Wij pleiten wel voor de kleine gezins- en familiebedrijven. Daar zou een commissie voor moeten komen. Daar wil ik de Kamer over aanspreken in een procedurevergadering. Dat kunnen wij niet in de plenaire zaal doen. Tal van deskundigen ter zake hebben aangegeven hoe het wel zou moeten gaan.

Willen de kleine gezins- en familiebedrijven kunnen blijven bestaan, dan is er een beter verdienmodel nodig ten laste van de retail. Er ligt een aangenomen motie-Graus hierover. Daarnaast kunnen de megafabrieken alleen bestaan als ze exporteren, want het moet allemaal genoeg zijn voor onze mensen. Het moet ook voldoende zijn om het boerenwelzijn, het dierenwelzijn, de volksgezondheid en de gezondheid van de dieren te kunnen borgen, want daar gaat het om. We zitten niet altijd precies op één lijn, maar we hebben in ieder geval goede intenties.
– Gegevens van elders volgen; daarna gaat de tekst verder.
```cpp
namespace dali {
template <int D>
__global__ __launch_bounds__(256) void dot_small_kernel(const float* __restrict__ Q, int ldq, const float* __restrict__ G, int ldg, int nq, int ng, int K,
                                                        float* __restrict__ out, int ldo) {
    __shared__ float red[3][16][64];
    const int lane = threadIdx.x & 63, wave = threadIdx.x >> 6, i = lane & 31, h = lane >> 5;
    const int m0 = blockIdx.y * 32, n0 = blockIdx.x * 32;
    const float* ap = Q + (size_t)min(m0 + i, nq - 1) * ldq + 8 * h;
    const float* bp = G + (size_t)min(n0 + i, ng - 1) * ldg + 8 * h;
    f32x16_t acc;
#pragma unroll
    for (int r = 0; r < 16; ++r) acc[r] = 0.f;
    const int nfull = K >> 4;
    const int ns = (nfull + 3) >> 2;
    struct Raw { float4 a0, a1, b0, b1; };
    auto load = [&](int j, Raw& st) {
        const int sc = min(wave + 4 * j, nfull - 1);
        st.a0 = *reinterpret_cast<const float4*>(ap + 16 * sc); st.a1 = *reinterpret_cast<const float4*>(ap + 16 * sc + 4);
        st.b0 = *reinterpret_cast<const float4*>(bp + 16 * sc); st.b1 = *reinterpret_cast<const float4*>(bp + 16 * sc + 4);
    };
    auto fma = [&](const Raw& st, int j) {
        const float z = wave + 4 * j < nfull ? 1.f : 0.f;
        const float a[8] = {st.a0.x * z, st.a0.y * z, st.a0.z * z, st.a0.w * z, st.a1.x * z, st.a1.y * z, st.a1.z * z, st.a1.w * z};
        const float b[8] = {st.b0.x, st.b0.y, st.b0.z, st.b0.w, st.b1.x, st.b1.y, st.b1.z, st.b1.w};
#pragma unroll
        for (int t = 0; t < 8; ++t) acc = __builtin_amdgcn_mfma_f32_32x32x2f32(a[t], b[t], acc, 0, 0, 0);
    };
    if (nfull > 0) {
        Raw ring[D];
#pragma unroll
        for (int d = 0; d < D; ++d) load(d, ring[d]);
        for (int j0 = 0; j0 < ns; j0 += D) {
#pragma unroll
            for (int d = 0; d < D; ++d) {
                fma(ring[d], j0 + d);
                load(j0 + d + D, ring[d]);
            }
        }
    }
    if ((K & 15) && wave == 0) {
#pragma unroll
        for (int t = 0; t < 8; ++t) {
            const int k = 16 * nfull + 8 * h + t;
            const float a = k < K ? ap[16 * nfull + t] : 0.f, b = k < K ? bp[16 * nfull + t] : 0.f;
            acc = __builtin_amdgcn_mfma_f32_32x32x2f32(a, b, acc, 0, 0, 0);
        }
    }
    if (wave > 0) {
#pragma unroll
        for (int r = 0; r < 16; ++r) red[wave - 1][r][lane] = acc[r];
    }
    __syncthreads();
    if (wave == 0) {
        const int n = n0 + i;
#pragma unroll
        for (int r = 0; r < 16; ++r) {
            const int m = m0 + (r & 3) + 8 * (r >> 2) + 4 * h;
            const float v = ((acc[r] + red[0][r][lane]) + red[1][r][lane]) + red[2][r][lane];
            if (m < nq && n < ng) out[(size_t)m * ldo + n] = v;
        }
    }
}
static bool dot_small_applies(int num_cus, int nq, int ng, int d, int metric, int precision, int normalize) {
    if (metric != DALI_METRIC_DOT || normalize || precision != DALI_PREC_BF16X3 || d < 16) return false;
    const long long big_tiles = (long long)((nq + 127) / 128) * ((ng + 255) / 256);
    return big_tiles * 4 <= num_cus && DALI_ENV_INT("DALI_PAIRDIST_SMALL", 1) != 0;
}
static int launch_dot_small(hipStream_t st, const float* Q, const float* G, int nq, int ng, int d, float* out) {
    const dim3 grid((ng + 31) / 32, (nq + 31) / 32);
    const int turns = ((d >> 4) + 3) >> 2;
    if (turns >= 8) hipLaunchKernelGGL(dot_small_kernel<8>, grid, dim3(256), 0, st, Q, d, G, d, nq, ng, d, out, ng);
    else if (turns >= 4) hipLaunchKernelGGL(dot_small_kernel<4>, grid, dim3(256), 0, st, Q, d, G, d, nq, ng, d, out, ng);
    else hipLaunchKernelGGL(dot_small_kernel<2>, grid, dim3(256), 0, st, Q, d, G, d, nq, ng, d, out, ng);
    DALI_LAUNCH_CHECK();
    return DALI_OK;
}
}

static int prepare_both(dali_ctx* ctx, void* stream, const float* Q, const float* G, int nq, int ng, int d, int precision, int normalize,
                        uint16_t*& g_img, uint16_t*& q_img, float*& sq) {
    const size_t g_bytes = align_up(dali_pairdist_operand_bytes(ng, d, precision), 256);
    const size_t q_bytes = align_up(dali_pairdist_operand_bytes(nq, d, precision), 256);
    char* ws = static_cast<char*>(workspace(ctx, g_bytes + q_bytes + align_up(((size_t)nq + ng) * sizeof(float), 256)));
    if (!ws) return DALI_ERR_NOMEM;
    g_img = reinterpret_cast<uint16_t*>(ws);
    q_img = reinterpret_cast<uint16_t*>(ws + g_bytes);
    sq = reinterpret_cast<float*>(ws + g_bytes + q_bytes);
    int rc = dali_pairdist_prepare(ctx, stream, G, ng, d, normalize, precision, g_img, sq);
    if (rc != DALI_OK) return rc;
    return dali_pairdist_prepare(ctx, stream, Q, nq, d, normalize, precision, q_img, sq + ng);
}

extern "C" int dali_pairdist(dali_ctx* ctx, void* stream, const float* Q, const float* G, int nq, int ng, int d,
                             int metric, int precision, int normalize, float* out) {
    DALI_REQUIRE(ctx && Q && G && out, "dali_pairdist: null argument");
    DALI_REQUIRE(nq >= 0 && ng >= 0 && d > 0, "dali_pairdist: bad shape nq=%d ng=%d d=%d", nq, ng, d);
    DALI_REQUIRE(metric == DALI_METRIC_COSINE || metric == DALI_METRIC_L2SQ || metric == DALI_METRIC_DOT, "dali_pairdist: bad metric %d", metric);
    DALI_REQUIRE(precision == DALI_PREC_BF16X3 || precision == DALI_PREC_BF16, "dali_pairdist: bad precision %d", precision);
    DALI_REQUIRE((reinterpret_cast<uintptr_t>(out) & 15) == 0, "dali_pairdist: out must be 16-byte aligned");
    if (nq == 0 || ng == 0) return DALI_OK;
    if (dot_small_applies(ctx->num_cus, nq, ng, d, metric, precision, normalize)) return launch_dot_small((hipStream_t)stream, Q, G, nq, ng, d, out);
    uint16_t *g_img, *q_img;
    float* sq;
    const int rc = prepare_both(ctx, stream, Q, G, nq, ng, d, precision, normalize, g_img, q_img, sq);
    if (rc != DALI_OK) return rc;
    return launch_pairdist(ctx->num_cus, (hipStream_t)stream, g_img, sq, q_img, sq + ng, nq, ng, d, metric, precision == DALI_PREC_BF16X3, out);
}

extern "C" int dali_pairdist_blend(dali_ctx* ctx, void* stream, const float* Q, const float* G, int nq, int ng, int d,
                                   int precision, int normalize, const float* q_mag_prev, const float* g_mag_prev,
                                   const float* q_mag, const float* g_mag, float* inout) {
    DALI_REQUIRE(ctx && Q && G && inout, "dali_pairdist_blend: null argument");
    DALI_REQUIRE(nq >= 0 && ng >= 0 && d > 0, "dali_pairdist_blend: bad shape nq=%d ng=%d d=%d", nq, ng, d);
    DALI_REQUIRE(precision == DALI_PREC_BF16X3 || precision == DALI_PREC_BF16, "dali_pairdist_blend: bad precision %d", precision);
    DALI_REQUIRE((q_mag_prev == nullptr) == (g_mag_prev == nullptr) && (q_mag == nullptr) == (g_mag == nullptr) &&
                 (q_mag_prev == nullptr) == (q_mag == nullptr),
// ... 120 lines not shown
```

daliid_amd/csrc/losses.hip:

```cpp
#include "common.h"

namespace dali {

__global__ __launch_bounds__(256) void center_rows_kernel(const float* __restrict__ S, const int32_t* __restrict__ y,
                                                           const int32_t* __restrict__ cl, const float* __restrict__ w, float inv_tau,
                                                           int nb, int NC, float* __restrict__ rowstat) {
    const int lane = threadIdx.x & 63;
    const int i = blockIdx.x * 4 + (threadIdx.x >> 6);
    if (i >= nb) return;
    const float* s = S + (size_t)i * NC;
    float m = -__builtin_inff();
    int am = 0;
#pragma unroll 4
    for (int j = lane; j < NC; j += 64) { const float v = s[j] * inv_tau; if (v > m) { m = v; am = j; } }
#pragma unroll
    for (int o = 32; o > 0; o >>= 1) {
        const float mo = __shfl_xor(m, o, 64);
        const int ao = __shfl_xor(am, o, 64);
        if (mo > m || (mo == m && ao < am)) { m = mo; am = ao; }
    }
    float se = 0.f, pos = 0.f;
    int cnt = 0;
    const int yi = y[i];
#pragma unroll 4
// ... 240 lines not shown

__global__ __launch_bounds__(256) void triplet_bwd_kernel(const int32_t* __restrict__ sel_idx, const float* __restrict__ sel_coef, int nb,
                                                           const float* __restrict__ denom, float gscale, float* __restrict__ dS_sym) {
    const size_t t = (size_t)blockIdx.x * 256 + threadIdx.x;
    if (t >= (size_t)nb * nb) return;
    const int i = (int)(t / nb), j = (int)(t % nb);
    const float z = gscale / denom[0];
    float v = 0.f;
    if (sel_idx[2 * i + 1] == j) v += sel_coef[i];
    if (sel_idx[2 * i] == j) v -= sel_coef[i];
    if (sel_idx[2 * j + 1] == i) v += sel_coef[j];
    if (sel_idx[2 * j] == i) v -= sel_coef[j];
    dS_sym[t] = v * z;
}

}

using namespace dali;

extern "C" int dali_center_loss_fwd(dali_ctx* ctx, void* stream, const float* S, const int32_t* labels, const int32_t* center_labels,
                                    const float* w, float tau, int nb, int NC, float* rowstat, float* sums) {
    DALI_REQUIRE(ctx && S && labels && center_labels && w && rowstat && sums, "dali_center_loss_fwd: null argument");
    DALI_REQUIRE(nb > 0 && NC > 0 && tau > 0.f, "dali_center_loss_fwd: bad sizes nb=%d NC=%d tau=%g", nb, NC, tau);
    hipStream_t st = (hipStream_t)stream;
    hipLaunchKernelGGL(center_rows_kernel, dim3((nb + 3) / 4), dim3(256), 0, st, S, labels, center_labels, w, 1.0f / tau, nb, NC, rowstat);
    DALI_LAUNCH_CHECK();
    hipLaunchKernelGGL(rowstat_reduce_kernel, dim3(1), dim3(256), 0, st, rowstat, nb, 4, sums);
    DALI_LAUNCH_CHECK();
    return DALI_OK;
}
// ... 44 lines not shown
    hipLaunchKernelGGL(rowstat_reduce_kernel, dim3(1), dim3(256), 0, st, rowstat, nb, 2, sums);
    DALI_LAUNCH_CHECK();
    return DALI_OK;
}

extern "C" int dali_triplet_loss_bwd(dali_ctx* ctx, void* stream, const int32_t* sel_idx, const float* sel_coef, int nb, const float* denom,
                                     float gscale, float* dS_sym) {
    DALI_REQUIRE(ctx && sel_idx && sel_coef && denom && dS_sym, "dali_triplet_loss_bwd: null argument");
    DALI_REQUIRE(nb > 0 && nb <= 32768, "dali_triplet_loss_bwd: bad batch size %d", nb);
    const size_t total = (size_t)nb * nb;
    hipLaunchKernelGGL(triplet_bwd_kernel, dim3((unsigned)((total + 255) / 256)), dim3(256), 0, (hipStream_t)stream, sel_idx, sel_coef, nb, denom,
                       gscale, dS_sym);
    DALI_LAUNCH_CHECK();
    return DALI_OK;
}
```

daliid_amd/csrc/nnops.hip:

```cpp
#include "kernels.h"
#include "reduce_finish.h"

namespace dali {

__device__ __forceinline__ void unpack8(const uint4& v, float (&f)[8]) {
    f[0] = bf16_bits_to_f32(v.x & 0xffffu); f[1] = bf16_bits_to_f32(v.x >> 16);
    f[2] = bf16_bits_to_f32(v.y & 0xffffu); f[3] = bf16_bits_to_f32(v.y >> 16);
    f[4] = bf16_bits_to_f32(v.z & 0xffffu); f[5] = bf16_bits_to_f32(v.z >> 16);
    f[6] = bf16_bits_to_f32(v.w & 0xffffu); f[7] = bf16_bits_to_f32(v.w >> 16);
}
__device__ __forceinline__ uint4 pack8(const float (&f)[8]) {
    return make_uint4(pack_bf16x2(f[0], f[1]), pack_bf16x2(f[2], f[3]), pack_bf16x2(f[4], f[5]), pack_bf16x2(f[6], f[7]));
}
__device__ __forceinline__ void load8f(const float* __restrict__ p, float (&f)[8]) {
    const float4 a = *reinterpret_cast<const float4*>(p), b = *reinterpret_cast<const float4*>(p + 4);
    f[0] = a.x; f[1] = a.y; f[2] = a.z; f[3] = a.w; f[4] = b.x; f[5] = b.y; f[6] = b.z; f[7] = b.w;
}
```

In de toekomst van de veehouderij moeten het welzijn en de gezondheid van dieren en van boeren geborgd zijn. Die mensen moeten minimaal vertegenwoordigd zijn in zo'n commissie en dat moet niet gaan zoals het nu gaat. Daarbij wil ik het verder laten. Ik zal in tweede termijn mogelijk een motie indienen hierover.

Verder wil ik buiten de motie-Graus over een beter verdienmodel om nog vragen of de staatssecretaris ook al werkt aan de omzetting van mijn aangenomen motie waaruit blijkt dat de regelgeving vanuit de Europese Unie vaak onwerkbaar en onuitvoerbaar is voor onze boeren, tuinders en vissers.